- [Task description]
Check every line in the listing below for "shown". Copy the ones where it occurs.

- [Data records]

_____

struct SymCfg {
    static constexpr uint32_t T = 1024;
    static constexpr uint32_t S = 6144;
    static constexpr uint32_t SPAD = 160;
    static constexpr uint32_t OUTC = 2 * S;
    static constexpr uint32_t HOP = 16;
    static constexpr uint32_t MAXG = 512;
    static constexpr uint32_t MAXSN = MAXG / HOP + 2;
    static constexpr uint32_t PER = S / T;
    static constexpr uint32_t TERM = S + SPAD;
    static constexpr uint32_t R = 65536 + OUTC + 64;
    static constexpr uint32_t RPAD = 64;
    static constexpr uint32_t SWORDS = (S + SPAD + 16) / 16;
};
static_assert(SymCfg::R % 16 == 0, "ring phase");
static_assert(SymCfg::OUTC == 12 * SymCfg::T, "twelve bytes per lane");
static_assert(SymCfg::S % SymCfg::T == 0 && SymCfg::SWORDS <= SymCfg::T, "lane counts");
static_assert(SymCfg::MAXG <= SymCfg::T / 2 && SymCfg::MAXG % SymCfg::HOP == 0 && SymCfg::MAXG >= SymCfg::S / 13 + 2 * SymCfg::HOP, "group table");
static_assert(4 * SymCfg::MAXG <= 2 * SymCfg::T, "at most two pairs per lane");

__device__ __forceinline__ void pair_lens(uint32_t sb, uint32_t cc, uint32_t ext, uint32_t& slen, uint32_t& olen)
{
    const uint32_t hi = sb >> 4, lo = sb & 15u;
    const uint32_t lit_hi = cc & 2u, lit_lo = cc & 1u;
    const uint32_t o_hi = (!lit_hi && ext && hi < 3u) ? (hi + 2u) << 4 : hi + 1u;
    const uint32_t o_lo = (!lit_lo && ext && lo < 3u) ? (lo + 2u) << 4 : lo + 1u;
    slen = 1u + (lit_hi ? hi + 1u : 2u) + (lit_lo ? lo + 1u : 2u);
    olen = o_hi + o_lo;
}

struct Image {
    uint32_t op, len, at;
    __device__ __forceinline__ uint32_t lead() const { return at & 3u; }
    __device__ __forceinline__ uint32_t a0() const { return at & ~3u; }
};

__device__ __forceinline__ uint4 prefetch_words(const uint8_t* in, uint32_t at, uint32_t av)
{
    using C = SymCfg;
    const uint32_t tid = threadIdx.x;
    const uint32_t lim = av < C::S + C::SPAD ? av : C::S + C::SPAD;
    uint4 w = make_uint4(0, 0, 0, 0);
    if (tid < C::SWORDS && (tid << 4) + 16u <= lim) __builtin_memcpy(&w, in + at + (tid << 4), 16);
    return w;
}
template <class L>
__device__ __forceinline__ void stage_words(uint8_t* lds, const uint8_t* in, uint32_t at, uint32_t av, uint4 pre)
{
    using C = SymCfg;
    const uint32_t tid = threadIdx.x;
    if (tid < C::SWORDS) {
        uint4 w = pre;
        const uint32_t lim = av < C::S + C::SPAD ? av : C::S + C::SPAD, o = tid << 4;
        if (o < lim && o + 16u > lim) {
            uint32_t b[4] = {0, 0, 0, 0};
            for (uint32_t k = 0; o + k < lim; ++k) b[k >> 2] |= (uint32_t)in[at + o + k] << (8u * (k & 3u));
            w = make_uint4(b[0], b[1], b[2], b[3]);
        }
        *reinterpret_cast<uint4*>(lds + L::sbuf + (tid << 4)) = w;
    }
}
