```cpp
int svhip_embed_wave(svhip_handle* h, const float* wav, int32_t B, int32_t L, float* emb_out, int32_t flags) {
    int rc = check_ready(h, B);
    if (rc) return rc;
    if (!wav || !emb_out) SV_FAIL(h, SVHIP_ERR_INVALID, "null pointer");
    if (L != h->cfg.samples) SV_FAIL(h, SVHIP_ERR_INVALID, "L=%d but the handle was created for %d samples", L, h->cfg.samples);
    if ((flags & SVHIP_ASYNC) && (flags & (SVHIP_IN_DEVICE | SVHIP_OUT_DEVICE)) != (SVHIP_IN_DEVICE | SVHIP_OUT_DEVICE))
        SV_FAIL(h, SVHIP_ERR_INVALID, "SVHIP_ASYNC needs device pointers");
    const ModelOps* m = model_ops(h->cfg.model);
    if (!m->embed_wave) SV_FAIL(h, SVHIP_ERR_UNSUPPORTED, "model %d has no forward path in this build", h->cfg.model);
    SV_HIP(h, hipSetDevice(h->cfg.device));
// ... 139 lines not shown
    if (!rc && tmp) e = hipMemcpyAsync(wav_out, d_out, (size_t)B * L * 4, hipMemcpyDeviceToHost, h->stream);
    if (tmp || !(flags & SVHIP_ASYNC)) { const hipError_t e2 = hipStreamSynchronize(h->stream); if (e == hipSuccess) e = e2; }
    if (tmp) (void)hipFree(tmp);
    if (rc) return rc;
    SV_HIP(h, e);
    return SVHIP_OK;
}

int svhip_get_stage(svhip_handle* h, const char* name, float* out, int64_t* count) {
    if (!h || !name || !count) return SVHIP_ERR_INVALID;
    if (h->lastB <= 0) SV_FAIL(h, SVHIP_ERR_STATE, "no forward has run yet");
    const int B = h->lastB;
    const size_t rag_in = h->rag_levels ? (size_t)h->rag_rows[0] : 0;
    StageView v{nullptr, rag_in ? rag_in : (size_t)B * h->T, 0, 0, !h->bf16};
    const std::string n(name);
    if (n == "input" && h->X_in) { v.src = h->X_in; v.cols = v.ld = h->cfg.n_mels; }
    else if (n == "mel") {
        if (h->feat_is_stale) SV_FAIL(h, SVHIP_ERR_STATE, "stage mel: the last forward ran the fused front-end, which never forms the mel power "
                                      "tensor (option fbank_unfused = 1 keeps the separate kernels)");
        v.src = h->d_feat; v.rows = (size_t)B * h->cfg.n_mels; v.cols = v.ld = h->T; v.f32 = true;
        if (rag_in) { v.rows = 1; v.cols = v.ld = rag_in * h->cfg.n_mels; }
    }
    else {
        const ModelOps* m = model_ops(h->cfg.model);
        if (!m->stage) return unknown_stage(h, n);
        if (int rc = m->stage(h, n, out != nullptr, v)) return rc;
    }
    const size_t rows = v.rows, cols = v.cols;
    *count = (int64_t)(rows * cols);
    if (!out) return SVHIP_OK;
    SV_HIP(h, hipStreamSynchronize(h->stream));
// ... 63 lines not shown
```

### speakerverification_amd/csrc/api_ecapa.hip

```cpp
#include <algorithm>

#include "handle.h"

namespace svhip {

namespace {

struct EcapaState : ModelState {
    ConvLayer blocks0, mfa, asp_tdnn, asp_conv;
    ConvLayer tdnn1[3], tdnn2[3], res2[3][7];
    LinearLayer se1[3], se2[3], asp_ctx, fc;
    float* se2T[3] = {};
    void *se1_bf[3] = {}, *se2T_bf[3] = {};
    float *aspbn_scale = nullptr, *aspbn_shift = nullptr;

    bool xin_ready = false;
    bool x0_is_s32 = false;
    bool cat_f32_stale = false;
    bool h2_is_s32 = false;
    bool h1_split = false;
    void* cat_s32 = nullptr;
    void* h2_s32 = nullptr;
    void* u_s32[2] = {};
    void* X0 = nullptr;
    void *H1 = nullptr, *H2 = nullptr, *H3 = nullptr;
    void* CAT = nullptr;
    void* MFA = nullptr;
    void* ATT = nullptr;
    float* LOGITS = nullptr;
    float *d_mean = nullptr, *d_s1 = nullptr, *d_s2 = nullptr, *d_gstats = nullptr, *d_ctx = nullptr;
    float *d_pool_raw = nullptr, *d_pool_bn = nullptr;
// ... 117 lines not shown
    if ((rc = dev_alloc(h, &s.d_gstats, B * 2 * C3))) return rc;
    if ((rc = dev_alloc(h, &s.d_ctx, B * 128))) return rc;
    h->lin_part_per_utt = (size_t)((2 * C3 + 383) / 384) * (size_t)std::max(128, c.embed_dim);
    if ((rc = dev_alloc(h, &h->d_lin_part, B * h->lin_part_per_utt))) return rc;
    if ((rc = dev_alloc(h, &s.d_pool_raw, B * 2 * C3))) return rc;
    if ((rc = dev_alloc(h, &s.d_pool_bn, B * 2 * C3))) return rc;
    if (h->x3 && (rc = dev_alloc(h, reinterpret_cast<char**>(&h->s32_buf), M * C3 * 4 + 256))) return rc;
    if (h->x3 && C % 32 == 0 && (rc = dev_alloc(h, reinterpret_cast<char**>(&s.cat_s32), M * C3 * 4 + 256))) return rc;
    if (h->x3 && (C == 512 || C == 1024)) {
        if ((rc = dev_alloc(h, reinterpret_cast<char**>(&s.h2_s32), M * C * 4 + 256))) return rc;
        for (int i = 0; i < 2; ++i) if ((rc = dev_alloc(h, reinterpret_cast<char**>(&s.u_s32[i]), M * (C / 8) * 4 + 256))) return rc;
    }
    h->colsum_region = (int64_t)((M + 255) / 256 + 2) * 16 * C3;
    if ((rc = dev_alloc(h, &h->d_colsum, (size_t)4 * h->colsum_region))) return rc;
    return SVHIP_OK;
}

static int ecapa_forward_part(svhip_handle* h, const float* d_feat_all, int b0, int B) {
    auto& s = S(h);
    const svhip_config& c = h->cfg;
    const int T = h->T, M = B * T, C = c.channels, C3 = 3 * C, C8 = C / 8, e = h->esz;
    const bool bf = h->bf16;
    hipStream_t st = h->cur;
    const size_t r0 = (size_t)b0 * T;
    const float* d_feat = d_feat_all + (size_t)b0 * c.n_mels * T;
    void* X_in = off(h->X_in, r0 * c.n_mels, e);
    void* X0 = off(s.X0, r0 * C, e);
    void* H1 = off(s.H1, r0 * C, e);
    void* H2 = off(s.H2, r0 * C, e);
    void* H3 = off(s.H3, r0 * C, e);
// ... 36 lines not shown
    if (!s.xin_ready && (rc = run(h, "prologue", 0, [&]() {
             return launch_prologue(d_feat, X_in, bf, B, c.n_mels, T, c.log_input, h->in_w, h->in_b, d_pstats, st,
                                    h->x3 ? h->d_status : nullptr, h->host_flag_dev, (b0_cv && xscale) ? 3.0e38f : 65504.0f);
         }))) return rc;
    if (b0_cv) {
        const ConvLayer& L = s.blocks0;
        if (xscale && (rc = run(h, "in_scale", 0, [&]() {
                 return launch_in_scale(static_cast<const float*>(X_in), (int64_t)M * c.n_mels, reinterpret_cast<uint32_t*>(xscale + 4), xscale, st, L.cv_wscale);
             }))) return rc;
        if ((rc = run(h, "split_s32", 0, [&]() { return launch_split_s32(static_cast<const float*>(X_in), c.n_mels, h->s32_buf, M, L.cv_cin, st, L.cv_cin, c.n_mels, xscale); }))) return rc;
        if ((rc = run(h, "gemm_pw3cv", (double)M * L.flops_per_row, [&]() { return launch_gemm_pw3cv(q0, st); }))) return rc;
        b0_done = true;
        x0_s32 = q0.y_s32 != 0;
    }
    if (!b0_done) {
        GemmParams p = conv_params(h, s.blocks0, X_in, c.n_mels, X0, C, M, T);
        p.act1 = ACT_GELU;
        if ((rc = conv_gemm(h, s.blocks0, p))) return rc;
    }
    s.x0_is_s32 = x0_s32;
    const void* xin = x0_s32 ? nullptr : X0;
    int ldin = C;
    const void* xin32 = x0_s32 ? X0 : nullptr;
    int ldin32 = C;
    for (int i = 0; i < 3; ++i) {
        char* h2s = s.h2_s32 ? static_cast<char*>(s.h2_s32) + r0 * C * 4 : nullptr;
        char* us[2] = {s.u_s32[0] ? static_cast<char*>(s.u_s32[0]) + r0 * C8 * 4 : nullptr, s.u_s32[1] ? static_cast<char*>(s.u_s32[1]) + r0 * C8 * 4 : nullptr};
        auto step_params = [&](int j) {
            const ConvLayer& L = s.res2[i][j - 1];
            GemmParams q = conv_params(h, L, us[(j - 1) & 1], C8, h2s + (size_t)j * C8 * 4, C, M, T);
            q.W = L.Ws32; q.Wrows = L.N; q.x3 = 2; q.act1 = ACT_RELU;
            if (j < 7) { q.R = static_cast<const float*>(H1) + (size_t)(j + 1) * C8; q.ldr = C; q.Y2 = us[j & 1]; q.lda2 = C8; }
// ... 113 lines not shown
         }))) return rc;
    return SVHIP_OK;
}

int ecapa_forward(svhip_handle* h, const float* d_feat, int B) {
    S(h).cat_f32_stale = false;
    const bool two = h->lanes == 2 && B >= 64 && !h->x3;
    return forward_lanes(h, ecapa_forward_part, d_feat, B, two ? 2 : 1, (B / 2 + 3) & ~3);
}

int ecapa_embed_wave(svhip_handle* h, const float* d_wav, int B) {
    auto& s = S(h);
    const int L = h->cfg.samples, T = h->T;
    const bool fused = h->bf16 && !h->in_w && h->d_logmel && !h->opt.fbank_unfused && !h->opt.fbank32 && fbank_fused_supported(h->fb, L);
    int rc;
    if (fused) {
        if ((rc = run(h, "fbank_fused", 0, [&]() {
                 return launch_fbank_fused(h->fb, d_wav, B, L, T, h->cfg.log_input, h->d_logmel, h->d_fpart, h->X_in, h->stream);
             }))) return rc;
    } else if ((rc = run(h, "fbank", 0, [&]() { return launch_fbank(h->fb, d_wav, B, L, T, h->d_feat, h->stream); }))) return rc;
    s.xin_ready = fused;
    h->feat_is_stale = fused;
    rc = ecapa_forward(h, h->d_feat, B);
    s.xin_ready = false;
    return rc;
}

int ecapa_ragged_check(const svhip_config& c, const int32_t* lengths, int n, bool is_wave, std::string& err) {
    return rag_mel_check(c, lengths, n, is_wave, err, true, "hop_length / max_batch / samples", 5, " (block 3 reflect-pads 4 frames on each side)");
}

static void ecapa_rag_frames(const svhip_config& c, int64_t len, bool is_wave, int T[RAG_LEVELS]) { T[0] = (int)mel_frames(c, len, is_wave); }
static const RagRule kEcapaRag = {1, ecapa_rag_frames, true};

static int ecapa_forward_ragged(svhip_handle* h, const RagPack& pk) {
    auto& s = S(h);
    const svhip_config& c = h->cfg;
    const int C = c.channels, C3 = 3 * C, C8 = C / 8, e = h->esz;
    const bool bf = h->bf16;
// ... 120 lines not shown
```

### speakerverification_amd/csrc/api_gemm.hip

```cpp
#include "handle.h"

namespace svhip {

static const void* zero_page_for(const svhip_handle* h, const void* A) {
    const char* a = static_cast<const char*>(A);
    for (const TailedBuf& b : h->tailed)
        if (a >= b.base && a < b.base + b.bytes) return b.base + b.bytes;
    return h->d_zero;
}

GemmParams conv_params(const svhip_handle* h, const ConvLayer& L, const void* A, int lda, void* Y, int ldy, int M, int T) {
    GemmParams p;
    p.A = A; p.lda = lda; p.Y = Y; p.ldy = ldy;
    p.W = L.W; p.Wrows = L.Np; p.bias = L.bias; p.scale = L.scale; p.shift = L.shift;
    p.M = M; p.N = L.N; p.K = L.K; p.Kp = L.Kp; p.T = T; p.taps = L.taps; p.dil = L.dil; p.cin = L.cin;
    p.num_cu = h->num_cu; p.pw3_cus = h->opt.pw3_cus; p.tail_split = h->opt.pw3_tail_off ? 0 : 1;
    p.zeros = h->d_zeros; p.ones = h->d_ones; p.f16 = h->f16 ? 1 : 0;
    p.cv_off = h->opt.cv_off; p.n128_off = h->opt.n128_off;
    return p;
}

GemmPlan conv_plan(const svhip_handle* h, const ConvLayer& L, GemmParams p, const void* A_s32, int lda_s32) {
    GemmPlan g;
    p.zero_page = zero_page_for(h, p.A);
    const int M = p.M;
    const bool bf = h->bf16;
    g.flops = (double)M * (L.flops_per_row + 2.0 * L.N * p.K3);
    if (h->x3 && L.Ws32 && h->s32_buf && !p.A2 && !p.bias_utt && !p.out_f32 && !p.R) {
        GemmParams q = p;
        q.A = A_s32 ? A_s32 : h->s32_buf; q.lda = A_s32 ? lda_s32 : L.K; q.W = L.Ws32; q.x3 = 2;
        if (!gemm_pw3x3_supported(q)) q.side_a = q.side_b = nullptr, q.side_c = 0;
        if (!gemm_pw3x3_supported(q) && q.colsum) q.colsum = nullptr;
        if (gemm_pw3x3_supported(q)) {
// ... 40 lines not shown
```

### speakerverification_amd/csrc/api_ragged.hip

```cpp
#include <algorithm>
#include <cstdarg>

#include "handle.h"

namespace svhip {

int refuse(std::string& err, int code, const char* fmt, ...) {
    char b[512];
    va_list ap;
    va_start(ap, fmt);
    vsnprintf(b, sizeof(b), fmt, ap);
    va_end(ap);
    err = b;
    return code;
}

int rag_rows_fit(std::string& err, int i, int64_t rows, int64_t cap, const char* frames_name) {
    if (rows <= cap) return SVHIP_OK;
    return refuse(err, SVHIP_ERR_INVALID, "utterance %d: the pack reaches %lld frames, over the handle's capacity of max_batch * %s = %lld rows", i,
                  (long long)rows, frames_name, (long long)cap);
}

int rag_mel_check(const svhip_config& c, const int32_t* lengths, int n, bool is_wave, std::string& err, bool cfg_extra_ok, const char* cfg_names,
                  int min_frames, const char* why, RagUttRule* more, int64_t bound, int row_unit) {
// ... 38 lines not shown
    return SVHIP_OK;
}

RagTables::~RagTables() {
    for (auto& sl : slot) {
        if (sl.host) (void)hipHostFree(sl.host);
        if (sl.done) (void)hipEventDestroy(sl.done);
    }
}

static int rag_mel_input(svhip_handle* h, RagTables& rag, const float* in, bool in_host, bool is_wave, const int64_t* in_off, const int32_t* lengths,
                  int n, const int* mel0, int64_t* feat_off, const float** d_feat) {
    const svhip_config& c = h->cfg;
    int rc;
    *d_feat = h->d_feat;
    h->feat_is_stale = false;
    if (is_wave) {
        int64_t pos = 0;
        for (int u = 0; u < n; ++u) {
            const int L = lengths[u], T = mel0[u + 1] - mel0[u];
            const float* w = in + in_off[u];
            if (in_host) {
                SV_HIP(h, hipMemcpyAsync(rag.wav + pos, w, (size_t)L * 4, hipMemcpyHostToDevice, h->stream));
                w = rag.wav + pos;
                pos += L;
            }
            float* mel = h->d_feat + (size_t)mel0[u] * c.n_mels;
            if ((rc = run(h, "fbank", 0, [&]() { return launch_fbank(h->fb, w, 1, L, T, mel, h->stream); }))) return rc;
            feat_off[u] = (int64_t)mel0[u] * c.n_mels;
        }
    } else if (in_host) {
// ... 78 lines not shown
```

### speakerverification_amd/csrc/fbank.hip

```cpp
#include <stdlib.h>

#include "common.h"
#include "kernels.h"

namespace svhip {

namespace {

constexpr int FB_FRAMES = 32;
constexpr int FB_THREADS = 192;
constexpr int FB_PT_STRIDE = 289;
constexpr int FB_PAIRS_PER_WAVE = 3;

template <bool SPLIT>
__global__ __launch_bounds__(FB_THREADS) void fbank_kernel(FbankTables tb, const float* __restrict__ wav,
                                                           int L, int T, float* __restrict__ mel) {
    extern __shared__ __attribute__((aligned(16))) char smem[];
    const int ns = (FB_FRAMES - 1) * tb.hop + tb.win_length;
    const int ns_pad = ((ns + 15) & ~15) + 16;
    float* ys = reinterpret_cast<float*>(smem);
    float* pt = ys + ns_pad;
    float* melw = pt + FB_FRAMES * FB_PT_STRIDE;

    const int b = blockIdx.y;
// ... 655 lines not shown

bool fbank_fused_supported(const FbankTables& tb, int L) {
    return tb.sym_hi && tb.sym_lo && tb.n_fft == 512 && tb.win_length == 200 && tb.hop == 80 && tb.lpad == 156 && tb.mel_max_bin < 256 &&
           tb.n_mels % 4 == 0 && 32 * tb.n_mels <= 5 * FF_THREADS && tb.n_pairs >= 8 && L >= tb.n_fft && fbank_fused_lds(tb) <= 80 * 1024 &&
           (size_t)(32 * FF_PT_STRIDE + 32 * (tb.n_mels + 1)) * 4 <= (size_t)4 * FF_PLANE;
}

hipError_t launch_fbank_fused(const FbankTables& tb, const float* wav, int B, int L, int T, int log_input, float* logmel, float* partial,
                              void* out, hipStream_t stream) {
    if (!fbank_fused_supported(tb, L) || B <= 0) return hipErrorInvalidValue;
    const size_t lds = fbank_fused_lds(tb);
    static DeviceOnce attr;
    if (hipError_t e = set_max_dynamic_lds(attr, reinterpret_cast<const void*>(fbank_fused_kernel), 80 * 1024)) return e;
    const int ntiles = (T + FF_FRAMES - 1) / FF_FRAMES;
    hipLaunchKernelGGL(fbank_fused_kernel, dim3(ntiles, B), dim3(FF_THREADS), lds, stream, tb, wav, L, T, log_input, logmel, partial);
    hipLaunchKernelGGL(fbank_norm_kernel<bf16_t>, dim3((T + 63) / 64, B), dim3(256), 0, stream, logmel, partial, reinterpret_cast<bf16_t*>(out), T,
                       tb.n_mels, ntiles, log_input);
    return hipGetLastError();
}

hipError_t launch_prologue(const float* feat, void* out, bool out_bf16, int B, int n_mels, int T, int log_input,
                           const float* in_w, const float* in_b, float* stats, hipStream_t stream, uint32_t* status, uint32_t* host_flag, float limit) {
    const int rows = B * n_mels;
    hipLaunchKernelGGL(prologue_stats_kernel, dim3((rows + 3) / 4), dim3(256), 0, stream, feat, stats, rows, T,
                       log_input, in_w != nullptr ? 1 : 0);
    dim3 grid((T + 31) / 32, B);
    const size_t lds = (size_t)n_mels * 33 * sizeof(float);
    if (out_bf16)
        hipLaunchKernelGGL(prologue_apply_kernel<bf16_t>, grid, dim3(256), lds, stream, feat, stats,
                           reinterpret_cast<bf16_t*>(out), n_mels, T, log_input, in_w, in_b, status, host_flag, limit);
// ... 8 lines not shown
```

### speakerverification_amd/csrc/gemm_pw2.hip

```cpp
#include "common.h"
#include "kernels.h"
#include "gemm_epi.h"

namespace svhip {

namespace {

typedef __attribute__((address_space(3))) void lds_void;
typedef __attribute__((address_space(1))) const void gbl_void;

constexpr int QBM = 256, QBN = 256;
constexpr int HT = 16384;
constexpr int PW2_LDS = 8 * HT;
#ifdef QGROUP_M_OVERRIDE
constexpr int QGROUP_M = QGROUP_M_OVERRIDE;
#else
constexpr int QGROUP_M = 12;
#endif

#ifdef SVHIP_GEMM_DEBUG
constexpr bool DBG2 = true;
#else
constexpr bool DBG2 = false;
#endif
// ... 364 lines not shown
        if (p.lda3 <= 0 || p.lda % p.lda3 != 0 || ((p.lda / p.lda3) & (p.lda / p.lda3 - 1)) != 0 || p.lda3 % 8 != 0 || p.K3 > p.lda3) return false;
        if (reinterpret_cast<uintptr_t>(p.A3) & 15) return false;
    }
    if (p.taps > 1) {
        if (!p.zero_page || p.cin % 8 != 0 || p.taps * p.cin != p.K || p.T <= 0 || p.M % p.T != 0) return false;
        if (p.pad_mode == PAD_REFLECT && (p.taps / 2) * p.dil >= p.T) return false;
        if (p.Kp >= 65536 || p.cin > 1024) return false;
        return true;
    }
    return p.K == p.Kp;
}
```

_____

- [Task solution]
// ... 139 lines not shown
// ... 63 lines not shown
// ... 117 lines not shown
// ... 36 lines not shown
// ... 113 lines not shown
// ... 120 lines not shown
// ... 40 lines not shown
// ... 38 lines not shown
// ... 78 lines not shown
// ... 655 lines not shown
// ... 8 lines not shown
// ... 364 lines not shown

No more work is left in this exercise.